Each time we intend to send data from the vertex to the fragment shader, we declare an output/input variable that matches each other. It's easiest to send data from one shader to another, one at a time, but as your application gets bigger, you might want to send more than just variables, preferably including arrays and structs.

To help us organize these variables, GLSL provides us with something called Interface blocks (Interface Blocks) so that we can organize these variables. Declaring the interface block and declaring the struct is a bit like, the difference is that it is now based on a block, using the in and out keywords to declare, and finally it will be an input or output block (block).

#version the core
layout (location = 0) in vec3 position;
Layout (location = 1) in vec2 texcoords;

Uniform MAT4 model;
Uniform mat4 view;
Uniform mat4 projection;

Out vs_out
{
    vec2 texcoords;
} vs_out;

void Main ()
{
    gl_position = projection * View * model * VEC4 (Position, 1.0f);
    Vs_out. Texcoords = texcoords;
}
This time we declare an interface block called Vs_out, which combines all the output variables we need to send to the next stage shader. Although this is a trivial example,
But you can imagine that it does help us to organize the input and output of shaders.

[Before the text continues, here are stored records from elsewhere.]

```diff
@@ -145,9 +148,10 @@
     WBT(3)
 
     const u32 nj = C < 8 ? C : 8;
-    u32 sym[MAXC / 4], lr[MAXC / 4];
-#pragma unroll
-    for (u32 q = 0; q < MAXC / 4; ++q) { sym[q] = 0; lr[q] = 0; }
+    constexpr u32 FB = IMAGE ? 16u : 8u, FM = (1u << FB) - 1u, FPR = 32u / FB;
+    u32 sym[MAXC / 4], lr[MAXC / FPR];
+#pragma unroll
+    for (u32 q = 0; q < MAXC / FPR; ++q) { if (q < MAXC / 4) sym[q] = 0; lr[q] = 0; }
     if (act) {
         if (C >= 8) {
 #pragma unroll
@@ -183,14 +187,14 @@
                     if (in[j]) old[j] = atomicAdd(&w.cnt[s * 16 + grp], 1u << sh8);
                 }
 #pragma unroll
-                for (u32 h = 0; h < 2; ++h) {
-                    u32 r = lr[2 * g + h];
-#pragma unroll
-                    for (u32 k = 0; k < 4; ++k) {
-                        const u32 j = 4 * h + k;
-                        if (in[j]) r = (r & ~(0xFFu << (8 * k))) | (((old[j] >> sh8) & 0xFFu) << (8 * k));
+                for (u32 h = 0; h < 8 / FPR; ++h) {
+                    u32 r = lr[8 / FPR * g + h];
+#pragma unroll
+                    for (u32 k = 0; k < FPR; ++k) {
+                        const u32 j = FPR * h + k;
+                        if (in[j]) r = (r & ~(FM << (FB * k))) | (((old[j] >> sh8) & 0xFFu) << (FB * k));
                     }
-                    lr[2 * g + h] = r;
+                    lr[8 / FPR * g + h] = r;
                 }
             }
         }
@@ -230,16 +234,42 @@
                 }
 #pragma unroll
                 for (u32 j = 0; j < 8; ++j) {
-                    const u32 local = (lr[2 * g + (j >> 2)] >> (8 * (j & 3))) & 0xFFu;
-                    if (in[j]) emit(mg + j, sf[j], local + co[j] + wb_bytesum(cn[j] & belowMask), pl[j]);
+                    const u32 q = (8 * g + j) / FPR, fs = FB * (j % FPR);
+                    const u32 local = (lr[q] >> fs) & FM;
+                    if constexpr (IMAGE) { if (in[j]) lr[q] = (lr[q] & ~(FM << fs)) | ((pl[j] + local + co[j] + wb_bytesum(cn[j] & belowMask)) << fs); }
+                    else if (in[j]) emit(mg + j, sf[j], local + co[j] + wb_bytesum(cn[j] & belowMask), pl[j]);
                 }
             }
         }
         __syncthreads();
     }
     WBT(6)
+    if constexpr (IMAGE) {
+        u16* const image = (u16*)w.cnt;
+        if (act) {
+#pragma unroll
+            for (u32 g = 0; g < MAXC / 8; ++g) {
+                if (8 * g >= C) break;
+#pragma unroll
+                for (u32 j = 0; j < 8; ++j)
+                    if (j < nj) image[(lr[(8 * g + j) / FPR] >> (FB * (j % FPR))) & mask] = (u16)(ts + m0 + 8 * g + j);
+            }
+        }
+        __syncthreads();
+    }
+    WBT(7)
 #ifdef FSE_WB_TIMING
-    if (lane == 0 && blockIdx.x < 4096) for (int q = 0; q < 6; ++q) g_wbTiming[8 * blockIdx.x + q] = TT[q + 1] - TT[q];
+    if (lane == 0 && blockIdx.x < 4096) for (int q = 0; q < 7; ++q) g_wbTiming[WBT_STRIDE * blockIdx.x + q] = TT[q + 1] - TT[q];
 #endif
     return !__any(big);
 }
+template <u32 MAXC, class Payload, class Emit>
+DEV bool wave_spread_rank(const WaveBuildLds& w, u32 maxSV, u32 tl, u32 lane, Payload&& payload, Emit&& emit)
+{
+    return wave_spread_rank_core<MAXC, false>(w, maxSV, tl, lane, payload, emit);
+}
+template <u32 MAXC, class First>
+DEV void wave_spread_image(const WaveBuildLds& w, u32 maxSV, u32 tl, u32 lane, First&& first)
+{
+    wave_spread_rank_core<MAXC, true>(w, maxSV, tl, lane, first, [](u32, u32, u32, u32) {});
+}
```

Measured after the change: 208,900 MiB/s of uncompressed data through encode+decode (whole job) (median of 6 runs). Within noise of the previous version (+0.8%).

Then we also need to declare an input interface block in the next shader-fragment shader. The block name should be the same, but the instance name can be arbitrary.

#version the core out
vec4 color;

In Vs_out
{
    vec2 texcoords;
} fs_in;

Uniform sampler2d texture;

void Main ()
{
    color = texture (texture, fs_in. texcoords);
}

If the two interface block names are identical, their corresponding inputs and outputs will match up. This is another useful feature that can help us organize your code, especially in the case of a cross-shading phase, such as a geometry shader.

If you've been using OpenGL for a long time, you've learned some cool tricks, but you've had some trouble. For example, when using more than one shader, we had to set the uniform variable again and again, even though they were the same for each shader, so why bother setting them up multiple times.

OpenGL provides us with a tool called the Uniform buffer object (Uniform), which enables us to declare a series of global Uniform variables that are consistent across several shader programs. The associated uniform can only be set once when the object is buffered with uniform. We still need to manually set a unique uniform for each shader. Creating and configuring a uniform buffer object takes a bit of effort.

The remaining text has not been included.